EXERCISE REQUIREMENTS: Stop after the line that contains "### include/matten_hip.h"; until then, restate each line of the entries word for word from the very first.

^^^^

# wengroup/matten

Hardware: AMD Instinct MI355X
Metric: edge_tensor_products_per_sec (higher is better)
Workload: dtype f32; 1 GPU; configs[2]: synthetic fcc-64 crystals (64 atoms, cutoff 5 A, 1152 edges each), paper hparams lmax=4, eval forward backbone+out_layer, one batch per step per GPU; last conv layer run for its live outputs only (258/842 radial-weight columns: the irreps its only reader takes) -- `value` counts 4 edge-TP per edge all the same, `value_full_layers` is the rate with the full last layer; nodes_per_gpu=64000, edges_per_gpu=1152000, conv_layers=4

## Files before the change

### include/matten_hip.h

```cpp
#ifndef MATTEN_HIP_H
#define MATTEN_HIP_H

#include <stddef.h>
#include <stdint.h>

#ifdef __cplusplus
extern "C" {
#endif

typedef void* matten_stream_t;

#define MATTEN_OK 0
#define MATTEN_EINVAL (-1)
#define MATTEN_ELAUNCH (-2)
#define MATTEN_ENOMEM (-3)

int matten_abi_version(void);

#define MATTEN_RADIAL_MAX_MID 3

size_t matten_csr_workspace_bytes(int64_t n_edges, int64_t n_nodes);
int matten_csr_counting_max_avg_degree(void);
int matten_csr_build(const int64_t* edge_index, int64_t n_edges, int64_t n_nodes, int32_t* perm,
                     int32_t* rowptr, int32_t* src_sorted, void* workspace, size_t workspace_bytes,
                     int32_t* err_flag, matten_stream_t stream);

int64_t matten_csr_split_bound(int64_t n_nodes, int64_t n_edges, int64_t max_len);
int matten_csr_split(const int32_t* rowptr, int64_t n_nodes, int64_t n_edges, int64_t max_len, int32_t* vrowptr,
                     int64_t* vseg, const float* num_neigh, float* vnn, matten_stream_t stream);

size_t matten_group_workspace_bytes(int64_t n, int64_t n_keys);
int matten_group_by_key(const int64_t* key, int64_t n, int64_t n_keys, int32_t* order, int32_t* seg,
                        void* workspace, size_t workspace_bytes, int32_t* err_flag, matten_stream_t stream);

int matten_species_embed(const int64_t* atomic_numbers, int64_t n_nodes, const int64_t* z_to_index,
                         int64_t min_z, int64_t max_z, int64_t n_species, const float* weight ,
                         const float* bias , int64_t dim, int64_t* species_index, int32_t* species_i32,
                         float* node_feats, float* node_attrs, int32_t* err_flag, matten_stream_t stream);

int matten_edge_geom(const float* pos, const int64_t* edge_index, const float* edge_cell_shift,
                     const float* cell, int64_t n_cells, const int64_t* batch, const int32_t* perm,
                     int64_t n_edges, int64_t n_nodes, int lmax, int n_basis, float r_start, float r_end,
                     float* geom_sorted, float* sh_sorted, int sh_stride, float* edge_vectors, float* edge_lengths,
                     float* edge_attrs, float* edge_embedding, matten_stream_t stream);
int matten_edge_geom_bwd(const float* geom_sorted, const float* dy, int64_t sh_stride, const float* dlen, int lmax,
                         int64_t n_edges, int64_t n_nodes, const int32_t* rowptr, const int32_t* out_ptr,
                         const int32_t* out_perm, const int32_t* perm, const float* edge_cell_shift, int64_t n_cells,
                         const int64_t* ptr, float* dv, float* dpos, float* dcell, matten_stream_t stream);

int matten_radial_mlp(const float* geom_sorted, int64_t n_edges, int n_basis, float r_start, float r_end,
                      const float* w0p, int nb_pad, const float* w1p, const float* w2p, int hidden, int w_pad,
                      float act_cst, void* w_edge, int out_is_bf16, matten_stream_t stream);
int matten_radial_mlp_deep(const float* geom_sorted, int64_t n_edges, int n_basis, float r_start, float r_end,
                           const float* w0p, int nb_pad, const float* w_mid, int n_mid, const float* w2p, int hidden,
                           int w_pad, float act_cst, void* w_edge, int out_is_bf16, matten_stream_t stream);

int matten_tp_tile_nodes(void);
int matten_tp_paths(const float* x, int64_t d_in, const void* w_edge, int64_t w_pad, const float* sh_sorted,
                    int64_t sh_dim, const int32_t* rowptr, const int32_t* src_sorted, int64_t n_nodes,
                    const int32_t* path_entries, const int32_t* unit_start, int64_t n_entries,
                    int64_t units_per_tile, int64_t d_mid, float avg_num_neighbors, const float* num_neigh,
                    float* agg , int w_is_bf16, matten_stream_t stream);

int matten_agg_linear_max_mt(void);
int matten_agg_linear_block_chunks(void);
size_t matten_agg_linear_lds_bytes(int64_t w_stride, int64_t n_io, int64_t n_blocks);
size_t matten_agg_linear_max_lds_bytes(void);
int matten_agg_linear(const float* agg, int64_t ld, const int32_t* order, const int32_t* seg, int64_t n_species,
                      const float* wtab, int64_t w_stride, const int32_t* io_table, int64_t n_io,
                      const int32_t* blocks, int64_t n_blocks, const float* add, int64_t add_ld, int64_t d_out,
                      int64_t n_rows, float* out, matten_stream_t stream);
int matten_agg_linear_gate(const float* agg, int64_t ld, const int32_t* order, const int32_t* seg, int64_t n_species,
                           const float* wtab, int64_t w_stride, const int32_t* io_table, int64_t n_io,
                           const int32_t* blocks, int64_t n_blocks, const float* add, int64_t add_ld, int64_t d_out,
                           int64_t n_rows, const int32_t* cmeta, const float* act_cst, const float* bn_scale,
                           const float* bn_shift, int64_t d_act, float* out, matten_stream_t stream);
int matten_agg_linear_gate_sets(void);
int matten_radial_hidden(const float* geom_sorted, int64_t n_edges, int n_basis, float r_start, float r_end,
                         const float* w0p, int nb_pad, const float* w1p, int hidden, uint16_t* h2s,
                         const float* h_scale, matten_stream_t stream);
int matten_radial_hidden_multi(const float* geom_sorted, int64_t n_edges, int n_basis, float r_start, float r_end,
                               const float* const* w0p, int nb_pad, const float* const* w1p, int hidden,
                               uint16_t* const* h2s, const float* const* h_scale, int n_layers,
                               matten_stream_t stream);
int matten_radial_hidden_deep(const float* geom_sorted, int64_t n_edges, int n_basis, float r_start, float r_end,
                              const float* w0p, int nb_pad, const float* w_mid, int n_mid, int hidden, uint16_t* h2s,
                              const float* h_scale, matten_stream_t stream);
int matten_radial_hidden_multi_deep(const float* geom_sorted, int64_t n_edges, int n_basis, float r_start, float r_end,
                                    const float* const* w0p, int nb_pad, const float* const* w_mid, int n_mid, int hidden,
                                    uint16_t* const* h2s, const float* const* h_scale, int n_layers,
                                    matten_stream_t stream);
int matten_tp_fused(const float* x, int64_t d_in, const uint16_t* h2s, const float* w2p, int64_t w_pad,
                    const float* sh_sorted, int64_t sh_stride, const int32_t* rowptr, const int32_t* src_sorted,
                    int64_t n_nodes, const int32_t* group_entries, const int32_t* unit_map, int64_t n_entries,
                    int64_t units_per_tile, int64_t lds_floats_per_wave, int64_t d_mid, float avg_num_neighbors,
                    const float* num_neigh, const uint16_t* a_split, const float* a_scale_inv,
                    float* agg , matten_stream_t stream);

int matten_tp_wreg(void);
int matten_tp_max_cols(void);
int matten_tp_max_cols_l0(void);
int matten_tp_max_cols_l1(void);
int matten_tp_groups_hash(void);

int matten_species_linear(const float* x, int64_t d_in, const int32_t* order, const int32_t* seg, int64_t n_species,
                          const float* wp, int64_t w_stride, const int32_t* segs, int64_t n_segs, int64_t d_out,
                          const float* add, int64_t add_ld, int64_t n_rows, float* out, matten_stream_t stream);

int matten_species_linear_rows(const float* x, int64_t d_in, const int32_t* order, const int32_t* seg, int64_t n_species,
                               const float* wp, int64_t w_stride, const int32_t* segs, int64_t n_segs, int64_t d_out,
                               const float* add, int64_t add_ld, int64_t n_rows, float* out, matten_stream_t stream);

int matten_species_linear_walk_all_blocks(void);
int64_t matten_species_linear_lds_w_floats(void);
int64_t matten_species_linear_rows_lds_bytes(void);

int matten_gate_bn(const float* x, int64_t d_in, const int32_t* meta, int64_t d_out, const float* act_cst,
                   const float* running_mean, const float* running_var, const float* bn_weight,
                   const float* bn_bias, float eps, int64_t n_rows, float* out, matten_stream_t stream);
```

^^^^

ANSWER TO THIS PROBLEM:
# wengroup/matten

Hardware: AMD Instinct MI355X
Metric: edge_tensor_products_per_sec (higher is better)
Workload: dtype f32; 1 GPU; configs[2]: synthetic fcc-64 crystals (64 atoms, cutoff 5 A, 1152 edges each), paper hparams lmax=4, eval forward backbone+out_layer, one batch per step per GPU; last conv layer run for its live outputs only (258/842 radial-weight columns: the irreps its only reader takes) -- `value` counts 4 edge-TP per edge all the same, `value_full_layers` is the rate with the full last layer; nodes_per_gpu=64000, edges_per_gpu=1152000, conv_layers=4

## Files before the change

### include/matten_hip.h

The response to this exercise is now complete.